I found this awesome website full of photos of Australian Frogs and reptiles, i personally think you should check it out, it even has a reptiles abroad section here is just an example, Western spotted frog  :Smile:  Photographs Australian Frogs.

----------

Sunshine

----------


## Savannah

awe hes cute. i love his color to.

----------


## Jared

He sure is, i thought i might get some when that i saw this photo if only they could be kept in vic haha.

----------


## Savannah

oh you can't keep em??  :Frown:  i want one tho...

----------


## Jared

Only in Western Australia which is unfortunate but i suppose they can only keep 3 types of frogs due to restrictions. if it was legal in Victoria i would definitely have one haha

----------


## Savannah

o ok. is Australia strict on what breeds to keep?

----------


## Jared

When it comes to Australia If it's endangered you cannot keep it, if it's exotic you cannot keep it but if it is a common native species you can, with the exception of Western Australia which is very strict as i said, also Australia does not export it's species if they are over seas it was most likely illegally bought there.

----------


## Savannah

oh wow....:/ that stinks.....thats a lot of breeds not aloud...
what kinds do you have? i like one in your avatar btw.

----------


## Jared

Yeah but it it keeps our native species alive so i'm happy with it.
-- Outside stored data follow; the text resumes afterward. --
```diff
 void launch_ond_forward(const AlnTask *tasks, AlnOut *outs, const uint32_t *pool, const uint32_t *db_pool, uint64_t *trace,
-                        int n_tasks, void *stream, const int32_t *order) {
+                        int n_tasks, void *stream, const int32_t *order, uint32_t *narrow_steps) {
     if (n_tasks <= 0) return;
-    hipLaunchKernelGGL(ond_forward_kernel<false>, dim3((unsigned)n_tasks), dim3(64), 0, (hipStream_t)stream, tasks, outs, pool, db_pool, trace,
-                       order, (uint32_t *)nullptr, (uint2 *)nullptr, (uint32_t *)nullptr, 0);
+    if (k7_narrow())
+        hipLaunchKernelGGL((ond_forward_kernel<false, true>), dim3((unsigned)n_tasks), dim3(64), 0, (hipStream_t)stream, tasks, outs, pool, db_pool,
+                           trace, order, (uint32_t *)nullptr, (uint2 *)nullptr, (uint32_t *)nullptr, 0, narrow_steps);
+    else
+        hipLaunchKernelGGL((ond_forward_kernel<false, false>), dim3((unsigned)n_tasks), dim3(64), 0, (hipStream_t)stream, tasks, outs, pool, db_pool,
+                           trace, order, (uint32_t *)nullptr, (uint2 *)nullptr, (uint32_t *)nullptr, 0, narrow_steps);
 }
 
 void launch_ond_forward_ckpt(const AlnTask *tasks, AlnOut *outs, const uint32_t *pool, const uint32_t *db_pool, uint64_t *trace,
-                             uint32_t *ops, const TbArgs &tb, int n_tasks, void *stream, const int32_t *order) {
+                             uint32_t *ops, const TbArgs &tb, int n_tasks, void *stream, const int32_t *order,
+                             uint32_t *narrow_steps) {
     if (n_tasks <= 0) return;
     static const size_t k7_lds = getenv("NDGPU_K7_LDS_KB") ? (size_t)atoi(getenv("NDGPU_K7_LDS_KB")) << 10 : 0;
-    hipLaunchKernelGGL(ond_forward_kernel<true>, dim3((unsigned)n_tasks), dim3(64), k7_lds, (hipStream_t)stream, tasks, outs, pool, db_pool, trace,
-                       order, tb.ck_cells, (uint2 *)tb.ck_hdr, ops, tb.cshift);
+    if (k7_narrow())
+        hipLaunchKernelGGL((ond_forward_kernel<true, true>), dim3((unsigned)n_tasks), dim3(64), k7_lds, (hipStream_t)stream, tasks, outs, pool, db_pool,
+                           trace, order, tb.ck_cells, (uint2 *)tb.ck_hdr, ops, tb.cshift, narrow_steps);
+    else
+        hipLaunchKernelGGL((ond_forward_kernel<true, false>), dim3((unsigned)n_tasks), dim3(64), k7_lds, (hipStream_t)stream, tasks, outs, pool, db_pool,
+                           trace, order, tb.ck_cells, (uint2 *)tb.ck_hdr, ops, tb.cshift, narrow_steps);
 }
 
 void launch_ond_traceback_seg(const AlnTask *tasks, AlnOut *outs, const uint32_t *pool, const uint32_t *db_pool, const uint64_t *trace,
```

At the moment i only have 3 Australian Green tree frogs but have kept Striped marsh frogs and Southern brown tree frogs in the past. The one in my avatar is the one i'm looking for at the moment it's a Blue Mountains tree frog, hard to find haha

----------


## Savannah

oh ok. yea true. lol lots more then me. i've only had jewl my red eye. ill be getting more hopefully its cute i like it.

----------